Courant tout au long de sa vie après une légitimité, guerrière pour commencer, puis religieuse, il s’est fabriqué une légende de combattant au cours de l’invasion soviétique en Afghanistan : « Son premier affrontement – et peut-être le seul – avec l’Armée rouge date d’avril 1987. Il s’agit plus d’une escarmouche que d’une bataille rangée. Et la kalachnikov, avec laquelle pose fièrement Oussama face à la caméra n’a certainement pas été prise, comme il le prétend, sur le corps d’un général russe tué à Jagi. On a la preuve qu’aucun officier supérieur ne participe à l’incident », écrit Ian Hamel. Il a beau dormir la Kalach à ses pieds, l’homme n’a jamais vraiment combattu.

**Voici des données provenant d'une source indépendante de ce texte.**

## Tighten elevation bin padding and use polynomial atan for small triangles

```diff
diff --git a/lidar_transfer_amd/csrc/lt_scatter.hip b/lidar_transfer_amd/csrc/lt_scatter.hip
--- a/lidar_transfer_amd/csrc/lt_scatter.hip
+++ b/lidar_transfer_amd/csrc/lt_scatter.hip
@@ -6,6 +6,10 @@
 
 #define LT_PI_F 3.14159265358979f
 #define LT_BIN_SLACK 4e-3f
+#define LT_PAD_ANG 4e-5f
+#define LT_PAD_MT 6e-5f
+#define LT_PAD_ILL 3e-4f
+#define LT_OMEGA2_MAX 0.0081f
 #define LT_EMPTY_KEY 0xFFFFFFFFFFFFFFFFull
 
 struct rs_params {
@@ -242,6 +246,8 @@
     R.e0 = 0; R.e1 = P.nb_el - 1; R.a0 = 0; R.na = P.nb_az;
     return R;
   }
+  const float t0 = z0 * __builtin_amdgcn_rsqf(q0), t1 = z1 * __builtin_amdgcn_rsqf(q1), t2 = z2 * __builtin_amdgcn_rsqf(q2);
+  const float ta = fmaxf(t0, fmaxf(t1, t2)), tb = fminf(t0, fminf(t1, t2));
   const float rho_max2 = fmaxf(q0, fmaxf(q1, q2));
   const float rho_max = f_sqrt(rho_max2);
   const float zmin = fminf(z0, fminf(z1, z2)), zmax = fmaxf(z0, fmaxf(z1, z2));
@@ -266,11 +272,26 @@
   const bool pierced = !(outside || (edge_on && rho_edges > rho_tiny));
   const float rho_min = pierced ? 0.f : rho_edges;
   const float z_near = __builtin_amdgcn_fmed3f(zmin, 0.f, zmax);
-  const float dlo2 = fmaxf((pierced ? 0.f : rho_edges2) + z_near * z_near, 0.0025f);
-  const float pad = 3e-4f + 2e-4f * __builtin_amdgcn_rsqf(dlo2);
-  const float pad_az = 3e-4f + 2e-4f * __builtin_amdgcn_rsqf(fmaxf(rho_edges2, 0.0025f));
+  const float dm2 = (pierced ? 0.f : rho_edges2) + z_near * z_near;
+  const float inv_d = __builtin_amdgcn_rsqf(fmaxf(dm2, 0.0025f));
+  const float det = z0 * c1 + (z1 * c2 + z2 * c0);
+  const float dz = zmax - zmin, L2 = lmax2 + dz * dz;
+  const float zabs = fmaxf(zmax, -zmin);
+  const bool well = (rho_max2 + zabs * zabs) * L2 * (21.f * 5.9604645e-8f) <= LT_PAD_MT * ((dm2 * inv_d) * fabsf(det));
+  const float pad_c = well ? LT_PAD_ANG + LT_PAD_MT : LT_PAD_ILL;
+  float pad = pad_c + 2e-4f * inv_d;
+  const float pad_az = pad_c + 2e-4f * __builtin_amdgcn_rsqf(fmaxf(rho_edges2, 0.0025f));
   float th_hi, th_lo;
-  f_atan_pair(zmax, zmax > 0.f ? rho_min : rho_max, zmin, zmin < 0.f ? rho_min : rho_max, th_hi, th_lo);
+  const bool small_tri = !pierced && rho_edges > rho_tiny && L2 <= LT_OMEGA2_MAX * dm2 && zabs * zabs <= rho_edges2 &&
+                         dm2 >= 0.0025f;
+  if (__ballot(!small_tri) == 0ull) {
+    const float qa = ta * ta, qb = tb * tb;
+    th_hi = ta * (0.99997726f + qa * (-0.33262347f + qa * (0.19354346f + qa * (-0.11643287f + qa * (0.05265332f + qa * -0.01172120f)))));
+    th_lo = tb * (0.99997726f + qb * (-0.33262347f + qb * (0.19354346f + qb * (-0.11643287f + qb * (0.05265332f + qb * -0.01172120f)))));
+    pad += (0.13f * fmaxf(ta, -tb) + 0.001f) * ((L2 * inv_d) * inv_d);
+  } else {
+    f_atan_pair(zmax, zmax > 0.f ? rho_min : rho_max, zmin, zmin < 0.f ? rho_min : rho_max, th_hi, th_lo);
+  }
   th_hi += pad;
   th_lo -= pad;
   const float fe0 = ceilf(th_lo * P.el_scale + P.el_c0), fe1 = floorf(th_hi * P.el_scale + P.el_c1);
@@ -619,7 +640,7 @@
 #define LT_SC_REST_BLOCKS_BATCH 128
 #define LT_SC_PARTS 8
 template <bool COUNT, bool WIDE>
-__global__ __launch_bounds__(256) void k_sc_rest(const sc_batch B) {
+__global__ __launch_bounds__(256) __attribute__((amdgpu_waves_per_eu(8, 8))) void k_sc_rest(const sc_batch B) {
   __shared__ sc_shared S;
   const int rest_blocks = B.rest_blocks;
   const sc_job& J = B.job[blockIdx.x / rest_blocks];
@@ -648,7 +669,7 @@
                                                                   oz, n_tests, n_cand);
     __syncthreads();
   }
-  const int lane = threadIdx.x & 63;
+  const int lane = (int)__lane_id();
   const int wave0 = rb * 4 + (threadIdx.x >> 6), nwaves = rest_blocks * 4;
   for (int v = wave0; v < n_large * LT_SC_PARTS; v += nwaves) {
     const int q = v / LT_SC_PARTS, part = v - q * LT_SC_PARTS;
```

Measured after the change: 11700 Mrays/s. No clear change (-0.9%).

Oui, ce grand échalas aux cinq femmes et plus de 20 enfants, doté d’une « voix douce », selon l’un de ses fils, qui reste étendu parfois des heures durant sur son lit ou sur sa paillasse, dans des maisons rudimentaires, a fasciné la planète. Fabriqué par le chef des services secrets saoudiens le prince Turki, qui l’envoie au contact pour le contrôler et se renseigner, influencé par Abdullah Azzam, un leader du Jihad, puis par l’Egyptien Ayman Al-Zawahiri, Oussama n’a rien du chef de guerre ou d’une tête pensante. Riche (avec une fortune qui fond au fur et à mesure que les années passent) et effacé, il semble prêt à tout pour exister. L’auteur a reconstitué ses tribulations au Proche-Orient et démonte les fantasmes.

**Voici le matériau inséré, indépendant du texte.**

template <int NP, int NT, int NW = 8, bool F16 = false, bool GROUPED = false>
__device__ __forceinline__ void rcs_forward(const Rc3Params &Q, const int rbase = 0, const int g_end = 0) {
  const RcParams &P = Q.base;
  extern __shared__ __attribute__((aligned(16))) uint32_t lds_dyn[];
  uint32_t *lds_w = lds_dyn;
  float *lds_feat = reinterpret_cast<float *>(NT == 2 ? lds_dyn + 2 * RCS_GROUP_WORDS(NT) : lds_dyn);
  const int rows = GROUPED ? g_end : *P.d_rows;
  if (!GROUPED && NT == 2 && (rows - rbase <= RC3_SMALL_ROWS) != (NP == 1)) return;
  const int row0 = GROUPED ? rbase : rbase + (int)blockIdx.x * (2 * NP * NW);
  if (row0 >= rows) return;
  const int tid = threadIdx.x;
  const int wave = __builtin_amdgcn_readfirstlane(tid >> 6), lane = tid & 63, h = lane >> 5, p2 = (lane >> 4) & 1, c = lane & 15;
#ifdef CO_PROF
  unsigned long long stamp_ = __builtin_readcyclecounter();
  const unsigned long long start_ = stamp_, real_ = __builtin_amdgcn_s_memrealtime();
#endif
  const uint32_t lds_w_addr = co_lds_addr(lds_dyn);
  constexpr int epi_off = 2 * RCS_GROUP_WORDS(NT) + (NT == 2 ? RCS_FEAT_WORDS(NP) : 0);
  uint32_t *lds_epi_w = lds_dyn + epi_off;
  const uint32_t lds_epi_addr = lds_w_addr + epi_off * 4u;
  const uint32_t *lds_head = NT == 2 ? lds_epi_w + RC3_EPI_WORDS : lds_w + (RC3_NUM_GROUPS & 1) * RCS_GROUP_WORDS(NT);

  float x[NP][2][16];
#pragma unroll
  for (int np = 0; np < NP; ++np) {
    const int pos = row0 + wave * (2 * NP) + np * 2 + p2;
#pragma unroll
    for (int T = 0; T < 2; ++T)
#pragma unroll
      for (int i = 0; i < 16; ++i) x[np][T][i] = 0.0f;
    if (pos < rows) {
      const float *row = P.in + rc_in_row(P, pos) * CO_STATE_STRIDE;
      const float4 v0 = *reinterpret_cast<const float4 *>(row + (h == 0 ? 4 * c : 64));
      const float4 v1 = *reinterpret_cast<const float4 *>(row + (h == 0 ? 68 : 72));
      x[np][0][0] = v0.x; x[np][0][1] = v0.y; x[np][0][2] = v0.z; x[np][0][3] = v0.w;
      x[np][0][4] = v1.x; x[np][0][5] = v1.y; x[np][0][6] = v1.z; x[np][0][7] = v1.w;
    }
  }
  uint32_t pk[NT][NP][4][4];
  uint32_t amax = 0u;
  rcs_pack<NP, NT, F16>(pk, x, amax);
  rcs_stage<NT>(Q.wtrunk, lds_w_addr, 0, wave, lane, NW);
  rcs_stage_words(Q.epi3, lds_epi_addr, RC3_EPI_WORDS, wave, lane, NW);
  if (NT == 2) rcs_stage_words(Q.whead3, lds_epi_addr + RC3_EPI_WORDS * 4u, RCS_HEAD_WORDS(NT), wave, lane, NW);
  RC3_STAMP(0)
  f32x16 acc[NP][2];
  float y[NP][2][16];
  int ch = 0;
  rcs_conv3x3<1, NP, NT, NW, F16>(acc, pk, ch, Q, lds_w, lds_w_addr, wave, lane);
  RC3_STAMP(1)
  const float *lds_epi = reinterpret_cast<const float *>(lds_epi_w);
  rc3_epilogue<false, NP>(x, acc, x, lds_epi, h);
  rcs_pack<NP, NT, F16>(pk, x, amax);
  RC3_STAMP(2)
  for (int b = 0; b < 4; ++b) {
    rcs_conv3x3<4, NP, NT, NW, F16>(acc, pk, ch, Q, lds_w, lds_w_addr, wave, lane);
    RC3_STAMP(3)
    rc3_epilogue<false, NP>(y, acc, x, lds_epi + (1 + 2 * b) * 192, h);
    rcs_pack<NP, NT, F16>(pk, y, amax);
    RC3_STAMP(2)
    rcs_conv3x3<4, NP, NT, NW, F16>(acc, pk, ch, Q, lds_w, lds_w_addr, wave, lane);
    RC3_STAMP(3)
    rc3_epilogue<true, NP>(x, acc, x, lds_epi + (2 + 2 * b) * 192, h);
    rcs_pack<NP, NT, F16>(pk, x, amax);
    RC3_STAMP(2)
  }
  if constexpr (F16) co_raise_unless_f16_finite(amax, Q.range_flag);
  if (NT != 2) {
    CO_WAIT_VMCNT(0);
    co_wg_barrier();
  }
  float *feat_w = lds_feat + wave * (2 * NP) * 96;
  u32x4 hw[NT][4];
#pragma unroll
  for (int s = 0; s < 4; ++s)
#pragma unroll
    for (int t = 0; t < NT; ++t) hw[t][s] = *reinterpret_cast<const u32x4 *>(lds_head + ((s * NT + t) * 64 + lane) * 4);
#pragma unroll
  for (int np = 0; np < NP; ++np) {
    f32x16 h1;
#pragma unroll
    for (int i = 0; i < 16; ++i) h1[i] = 0.0f;
#pragma unroll
    for (int s = 0; s < 4; ++s) {
      u32x4 B[NT];
#pragma unroll
      for (int t = 0; t < NT; ++t) {
#pragma unroll
        for (int m = 0; m < 4; ++m) B[t][m] = pk[t][np][s][m];
      }
#pragma unroll
      for (int sum = 0; sum < NT; ++sum)
#pragma unroll
        for (int i = 0; i <= sum; ++i) co_mfma_32x32x16<F16>(h1, hw[i][s], B[sum - i]);
    }
    const float4 b4 = *reinterpret_cast<const float4 *>(P.head_epi + 4 * h);
    const float4 a4 = *reinterpret_cast<const float4 *>(P.head_epi + 16 + 4 * h);
    const float4 c4 = *reinterpret_cast<const float4 *>(P.head_epi + 32 + 4 * h);
    const float bb[4] = {b4.x, b4.y, b4.z, b4.w};
    const float aa[4] = {a4.x, a4.y, a4.z, a4.w};
    const float cc[4] = {c4.x, c4.y, c4.z, c4.w};
    const int pw = np * 2 + p2;
#pragma unroll
    for (int r = 0; r < 4; ++r) {
      float v = h1[r] + bb[r];
      v = aa[r] * v + cc[r];
      v = v > 0.0f ? v : 0.0f;
      if (h == 0) feat_w[pw * 96 + c * 4 + r] = v;
      if (h == 1 && r < 2) feat_w[pw * 96 + 64 + c * 2 + r] = v;
    }
  }
  RC3_STAMP(4)
  __syncthreads();
  const float *lds_dense = reinterpret_cast<const float *>(lds_head + RCS_FRAG1_WORDS(NT));
  constexpr int wgpos = 2 * NP * NW, ntiles = (wgpos + 15) / 16;
  constexpr int ncols = wgpos < 16 ? wgpos : 16;
  if (wave < ntiles)
    rc_dense_policy(P, lds_dense, lds_feat + wave * 16 * 96, rows, row0 + wave * 16, lane, ncols);
  else if (wave >= 2 && wave < 2 + ntiles)
    rc_dense_value(P, lds_dense + 6144, lds_dense + 6144 + 2048, lds_feat + (wave - 2) * 16 * 96, rows,
                   row0 + (wave - 2) * 16, lane, ncols);
  RC3_STAMP(5)
#ifdef CO_PROF
  if (tid == 0) {
    atomicAdd(&rc3_prof[6], __builtin_readcyclecounter() - start_);
    atomicAdd(&rc3_prof[7], 1ull);
    atomicAdd(&rc3_prof[8], __builtin_amdgcn_s_memrealtime() - real_);
  }
#endif
}
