__device__ __forceinline__ void tighten_bounds(double* hdr, double h, double x)
{
    if (h < __hip_atomic_load(&hdr[kHdrHmin], __ATOMIC_RELAXED, __HIP_MEMORY_SCOPE_AGENT))
        __hip_atomic_fetch_min(&hdr[kHdrHmin], h, __ATOMIC_RELAXED, __HIP_MEMORY_SCOPE_AGENT);
    if (x > __hip_atomic_load(&hdr[kHdrXmax], __ATOMIC_RELAXED, __HIP_MEMORY_SCOPE_AGENT))
        __hip_atomic_fetch_max(&hdr[kHdrXmax], x, __ATOMIC_RELAXED, __HIP_MEMORY_SCOPE_AGENT);
}

__device__ __forceinline__ void wave_sync()
{
    __builtin_amdgcn_fence(__ATOMIC_RELEASE, "wavefront");
    __builtin_amdgcn_wave_barrier();
    __builtin_amdgcn_fence(__ATOMIC_ACQUIRE, "wavefront");
}

__device__ __forceinline__ int listed_pass_rows(const RowsArgs& a, long rows, int part)
{
    int B = batch_rows(rows, a.n_time, a.forced_B, part == 3 ? a.wave_floor3 : 3200);
    B = B < a.B ? B : a.B;
    if (part == 2 && a.probe_rows > 1) {
        B = a.probe_rows;
        while (B > 1 && rows / B < a.wave_floor) B = (B + 1) / 2;
    }
    return B;
}

#ifndef TRX_ARGS_RELOAD
#define TRX_ARGS_RELOAD 1
#endif
struct StarKernArgs {
    RowsArgs common;
    BranchTab bt;
    int part;
};
template <typename T>
__device__ __forceinline__ const T* kernel_arguments()
{
    typedef const __attribute__((address_space(4))) T* KernArgs;
    KernArgs p = (KernArgs)__builtin_amdgcn_kernarg_segment_ptr();
    asm volatile("" : "+s"(p));
    return (const T*)p;
}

Non, Ben Laden n’a pas vécu, jeune étudiant, la vie de patachon. Non, il ne disposait pas de caches ultra-perfectionnées dans les montagnes de Tora-Bora, mais de vulgaires anfractuosités que les ouvriers du groupe de BTP familial avaient un jour creusées, tels des « trous à rats ». Non, il n’existait pas de laboratoires ultra-sophistiqués dans les camps d’entraînement qui ont formé les soldats perdus du terrorisme. Juste des « locaux rustiques où des expériences, conduites par des bricoleurs, se limitent à l’empoisonnement de chiens et de chats dans des soupentes de fortune par des toxiques d’usage courant ».

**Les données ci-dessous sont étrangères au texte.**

@@ -155,10 +156,28 @@
     return carve(nullptr, T, B, Lmax, gram).bytes;
 }
 
-extern "C" int asr_ctc_forward_lse(void* stream_, const float* xs, const int32_t* label_unigram,
+template <int NK>
+static void launch_lattice(hipStream_t stream, bool direct, const float* xs, const float* row_lse, const Workspace& w,
+                           const int32_t* x_len, int T, int B, int V, int Sp, int threads, size_t lds, float* loss_per_utt) {
+    if (direct) {
+        if (lds > 48 * 1024)
+            (void)hipFuncSetAttribute((const void*)lattice_direct_kernel<NK>, hipFuncAttributeMaxDynamicSharedMemorySize, (int)lds);
+        hipLaunchKernelGGL(lattice_direct_kernel<NK>, dim3(B, 2), dim3(threads), lds, stream, xs, row_lse ? row_lse : w.lse, V,
+                           x_len, w.path_label, w.path_mask, w.path_len, T, B, Sp, w.alpha, w.beta, w.total, loss_per_utt,
+                           row_lse ? w.lse : nullptr);
+    } else {
+        if (lds > 48 * 1024)
+            (void)hipFuncSetAttribute((const void*)lattice_kernel<NK>, hipFuncAttributeMaxDynamicSharedMemorySize, (int)lds);
+        hipLaunchKernelGGL(lattice_kernel<NK>, dim3(B, 2), dim3(threads), lds, stream, w.lp, x_len, w.path_label, w.path_mask,
+                           w.path_len, T, B, Sp, w.alpha, w.beta, w.total, loss_per_utt);
+    }
+}
+
+extern "C" int asr_ctc_forward_src(void* stream_, const float* xs, const int32_t* label_unigram,
                                    const int32_t* label_bigram, const int32_t* x_len, const int32_t* l_len, int T, int B,
                                    int V, int Lmax, int blank, float* loss_per_utt, float* loss_mean, void* workspace,
-                                   size_t workspace_bytes, const float* row_lse) {
+                                   size_t workspace_bytes, const float* row_lse, int source) {
+    if (source != ASR_CTC_SOURCE_TABLE && source != ASR_CTC_SOURCE_DIRECT) return ASR_ERR_BAD_ARG;
     if (!xs || !label_unigram || !loss_per_utt || !workspace) return ASR_ERR_BAD_ARG;
     if (T <= 0 || B <= 0 || V <= 0 || Lmax <= 0 || blank < 0 || blank >= V) return ASR_ERR_BAD_ARG;
     const int gram = label_bigram != nullptr;
@@ -175,26 +194,31 @@
         hipLaunchKernelGGL(prep_kernel<false>, dim3(B), dim3(256), 0, stream, label_unigram, label_bigram, l_len, Lmax,
                            Sp, V, blank, w.path_label, w.path_mask, w.path_len);
     ASR_LAUNCH_CHECK();
-    hipLaunchKernelGGL(rows_kernel, dim3(row_lse ? (T * B + 3) / 4 : T * B), dim3(256), 0, stream, xs, x_len, w.path_label, T, B, V, Sp, w.lse, w.lp, row_lse);
-    ASR_LAUNCH_CHECK();
+    const bool direct = source == ASR_CTC_SOURCE_DIRECT && Sp <= 1024;
+    if (!direct) {
+        hipLaunchKernelGGL(rows_kernel, dim3(row_lse ? (T * B + 3) / 4 : T * B), dim3(256), 0, stream, xs, x_len, w.path_label, T, B, V, Sp, w.lse, w.lp, row_lse);
+        ASR_LAUNCH_CHECK();
+    } else if (!row_lse) {
+        hipLaunchKernelGGL(rows_kernel, dim3(T * B), dim3(256), 0, stream, xs, x_len, w.path_label, T, B, V, Sp, w.lse, (float*)nullptr, (const float*)nullptr);
+        ASR_LAUNCH_CHECK();
+    }
     const int threads = Sp < 1024 ? Sp : 1024;
-    if (gram) {
-        if (lds > 48 * 1024)
-            (void)hipFuncSetAttribute((const void*)lattice_kernel<7>, hipFuncAttributeMaxDynamicSharedMemorySize, (int)lds);
-        hipLaunchKernelGGL(lattice_kernel<7>, dim3(B, 2), dim3(threads), lds, stream, w.lp, x_len, w.path_label,
-                           w.path_mask, w.path_len, T, B, Sp, w.alpha, w.beta, w.total, loss_per_utt);
-    } else {
-        if (lds > 48 * 1024)
-            (void)hipFuncSetAttribute((const void*)lattice_kernel<3>, hipFuncAttributeMaxDynamicSharedMemorySize, (int)lds);
-        hipLaunchKernelGGL(lattice_kernel<3>, dim3(B, 2), dim3(threads), lds, stream, w.lp, x_len, w.path_label,
-                           w.path_mask, w.path_len, T, B, Sp, w.alpha, w.beta, w.total, loss_per_utt);
-    }
+    if (gram) launch_lattice<7>(stream, direct, xs, row_lse, w, x_len, T, B, V, Sp, threads, lds, loss_per_utt);
+    else launch_lattice<3>(stream, direct, xs, row_lse, w, x_len, T, B, V, Sp, threads, lds, loss_per_utt);
     ASR_LAUNCH_CHECK();
     if (loss_mean) {
         hipLaunchKernelGGL(mean_kernel, dim3(1), dim3(256), 0, stream, loss_per_utt, B, loss_mean);
         ASR_LAUNCH_CHECK();
     }
     return ASR_OK;
+}
+
+extern "C" int asr_ctc_forward_lse(void* stream_, const float* xs, const int32_t* label_unigram,
+                                   const int32_t* label_bigram, const int32_t* x_len, const int32_t* l_len, int T, int B,
+                                   int V, int Lmax, int blank, float* loss_per_utt, float* loss_mean, void* workspace,
+                                   size_t workspace_bytes, const float* row_lse) {
+    return asr_ctc_forward_src(stream_, xs, label_unigram, label_bigram, x_len, l_len, T, B, V, Lmax, blank, loss_per_utt, loss_mean,
+                               workspace, workspace_bytes, row_lse, ASR_CTC_SOURCE_DIRECT);
 }
 
 extern "C" int asr_ctc_forward(void* stream_, const float* xs, const int32_t* label_unigram,
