# xiaoxubeii/kubernetes-schedule-simulator

Measured on AMD Instinct MI355X. Metric: pods scheduled/sec + node-evals/sec at 100k nodes, 1/2/4/8 MI355X, higher is better.
Workload: dtype int64; 1 GPU; C3: 100000 nodes, 1000000-pod queue, default predicates + LeastRequested(1) + BalancedResourceAllocation(1); nodes=100000, global_batch=35715, mode=persistent, blocks=256, parallelism=single-gpu

## Files before the change

include/ksim.h:

```cpp
#ifndef KSIM_H
#define KSIM_H

#include <stdint.h>

#ifdef __cplusplus
extern "C" {
#endif

#define KSIM_ABI_VERSION 7

#define KSIM_OK 0
#define KSIM_E_INVAL (-1)
#define KSIM_E_DEVICE (-2)
#define KSIM_E_NOMEM (-3)
#define KSIM_E_UNSUPPORTED (-4)
#define KSIM_E_STATE (-5)
#define KSIM_E_OVERFLOW (-6)
#define KSIM_E_NO_NODES (-7)

#define KSIM_MAX_SCALAR 8
#define KSIM_MAX_RCLASS 16
#define KSIM_MAX_WIDE 256
#define KSIM_NREASONS 32
#define KSIM_MAX_RANKS 8
// ... 351 lines not shown
  int64_t n_nodes;
  int32_t max_vols[3];
  int32_t zone_words;
  const uint32_t* key_filter;
  const int32_t* vc;
  const uint32_t* vc_filter;
  const ksim_vol_ref* refs;
  const uint32_t* zone_ok;
  const uint64_t* slots;
  const int32_t* slot_count;
} ksim_volume_tables;

int ksim_load_volumes(ksim_handle* h, const ksim_volume_tables* t);
int ksim_grow_volumes(ksim_handle* h, const ksim_volume_tables* t);
int ksim_read_volumes(ksim_handle* h, uint64_t* slots, int32_t* slot_count);

int ksim_read_nodes(ksim_handle* h, ksim_node_state* out);
int ksim_get_counter(ksim_handle* h, uint64_t* out);
int ksim_set_counter(ksim_handle* h, uint64_t value);

#define KSIM_FORM_FAST 1
#define KSIM_FORM_STREAM 2
#define KSIM_FORM_CACHED 4
#define KSIM_FORM_ROWS_SHIFT 8
int ksim_last_form(ksim_handle* h, int32_t* form);

int ksim_selftest(void);

#ifdef __cplusplus
}
#endif
#endif
```

kubernetes-schedule-simulator_amd/csrc/ksim_handle.h:

```cpp
#pragma once
#include <hip/hip_runtime.h>

#include <algorithm>
#include <atomic>
#include <array>
#include <cstdarg>
#include <cstdio>
#include <cstdlib>
#include <cstring>
#include <map>
#include <string>
#include <vector>

#include "ksim_common.h"
#include "ksim_pgen.h"
#include "ksim_sweep.h"
#include "ksim_tree.h"
#include "ksim_f64.h"

extern "C" hipError_t ksim_launch_scan(const KsimCtx* c, int npt, int collect, int grid, hipStream_t s);
extern "C" hipError_t ksim_launch_eval(const KsimCtx* c, int64_t pod, uint8_t* fit, uint32_t* reasons, int64_t* score,
                                       uint8_t* rcls, hipStream_t s);
extern "C" int ksim_scan_coresident(int npt, int collect, int grid);
extern "C" int ksim_one_npt(int64_t n);
// ... 4 lines not shown
extern "C" hipError_t ksim_launch_serve(const KsimCtx* c, const KsimServeArgs* a, int npt, int grid, int aux, hipStream_t s);
extern "C" hipError_t ksim_launch_ipa_pass(const KsimCtx* c, int npt, int grid, hipStream_t s);
extern "C" hipError_t ksim_launch_assume(const KsimCtx* c, int64_t pod, int64_t node, int32_t* status, hipStream_t s);
extern "C" hipError_t ksim_launch_persistent(const KsimCtx* c, const KsimCtx* cdev, uint64_t* granules, int grid,
                                             int lds_rows, hipStream_t s);
extern "C" int ksim_persistent_config(int64_t n, int* grid, int* lds_rows);
extern "C" size_t ksim_persistent_granule_bytes(int grid);
extern "C" hipError_t ksim_sweep_prepare(const int64_t* ac, const int64_t* am, int64_t n, double* dac, double* dam,
                                         double* yc, double* ym, hipStream_t st);
extern "C" hipError_t ksim_sweep_launch(const int64_t* rc0, const int64_t* rm0, const int64_t* zc0, const int64_t* zm0,
                                        const int32_t* c0, const ksim_pod* pods, void* fpods, const SwArgsWhy* args,
                                        int32_t n_scen, const uint32_t* absent, int32_t absent_words, hipEvent_t ev0,
                                        hipEvent_t ev1, hipStream_t st);
extern "C" hipError_t ksim_sweep_general_launch(const KsimCtx* hc, const SwgCols* cols, const SwgArgsPre* args,
                                                const SwgSpread* spr, const SwgAffinity* ipa, const SwgVolumes* vol,
                                                int32_t n_scen, const uint32_t* absent, int32_t absent_words,
                                                int32_t* err, hipEvent_t ev0, hipEvent_t ev1, hipStream_t st);
extern "C" int ksim_pfast_config(int64_t n, int max_grid, int stream, int* grid, int* lds_rows);
extern "C" hipError_t ksim_pstream_prepare(const KsimCtx* c, double* mirror, hipStream_t s);
extern "C" size_t ksim_pfast_granule_bytes(void);
extern "C" size_t ksim_shard_xchg_bytes(void);
extern "C" size_t ksim_shard_lx_offset(void);
extern "C" size_t ksim_pfast_cache_bytes(int lds_rows, int ncls);
extern "C" int ksim_pfast_rows_per_thread(int lds_rows, int stream);
extern "C" hipError_t ksim_launch_pfast(const KsimCtx* c, uint64_t* granules, int grid, int lds_rows, double* mirror,
                                        const KsimShard* sh, const int32_t* tcls, const KsimTreeClass* tclass, int ncls,
                                        hipStream_t s);
extern "C" hipError_t ksim_tree_build(const KsimCtx* c, const KsimTreeGeo* g, const KsimTreeClass* cls,
                                      const int32_t* tcls, int32_t* leaves, uint64_t* levels, int32_t* fitc,
                                      double* ty, const KsimTreeSweep* sw, hipStream_t s);
extern "C" hipError_t ksim_tree_build_absent(const KsimCtx* c, const KsimTreeGeo* g, const KsimTreeClass* cls,
                                             const int32_t* tcls, int32_t* leaves, uint64_t* levels, int32_t* fitc,
                                             double* ty, const KsimTreeSweep* sw, hipStream_t s);
extern "C" hipError_t ksim_tree_sweep_init(const KsimCtx* c, const KsimTreeSweep* sw, hipStream_t s);
extern "C" hipError_t ksim_tree_sweep_absent(const KsimCtx* c, const KsimTreeSweep* sw, const uint32_t* absent,
                                             int32_t words, hipStream_t s);
extern "C" hipError_t ksim_tree_launch(const KsimCtx* c, const KsimTreeGeo* g, const KsimTreeClass* cls,
                                       const int32_t* tcls, int32_t* leaves, uint64_t* levels, int32_t* fitc,
                                       double* ty, const KsimTreeSweep* sw, hipStream_t s);
struct KsimRelayout;
extern "C" hipError_t ksim_launch_relayout(const KsimRelayout* r, hipStream_t s);
extern "C" hipError_t ksim_launch_set_row(const KsimCtx* c, int64_t node, const uint64_t* pack, int32_t full,
                                          hipStream_t s);
extern "C" hipError_t ksim_launch_release(const KsimCtx* c, int64_t pod, int64_t node, hipStream_t s);
extern "C" hipError_t ksim_launch_undo(const KsimCtx* c, const KsimTentRec* t, hipStream_t s);
extern "C" hipError_t ksim_launch_remap_hosts(ksim_pod* pods, int64_t n_pods, int64_t idx, int32_t op, hipStream_t s);
extern "C" hipError_t ksim_launch_pod_k(ksim_pod* pods, int64_t n_pods, const KsimCtx* c, hipStream_t s);
extern "C" hipError_t ksim_launch_port_max(const int32_t* port_count, int64_t n, int32_t* out, hipStream_t s);
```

Le livre dévoile les enquêtes de différents services secrets et livre de jolies anecdotes. Voilà Ben Laden reçu par le ministre de la Défense saoudien (le prince Sultan) en 1991, alors que les Irakiens, qui ont envahi le Koweït, massent leurs troupes le long de la frontière du royaume. Oussama lui explique qu’il construira des pièges et des tranchées grâce au groupe de construction familial pour stopper les soldats de Saddam. Il affirme « disposer de 100 000 hommes » pour défendre l’Arabie. « Le prince Sultan lui demande quelle sera sa riposte face aux missiles et aux armes chimiques et biologiques. “Nous les combattrons avec la foi”, répond le général Oussama, imperturbable. Atterré, le ministre de la Défense met rapidement fin à l’entretien ». Voilà le stratège génial démasqué…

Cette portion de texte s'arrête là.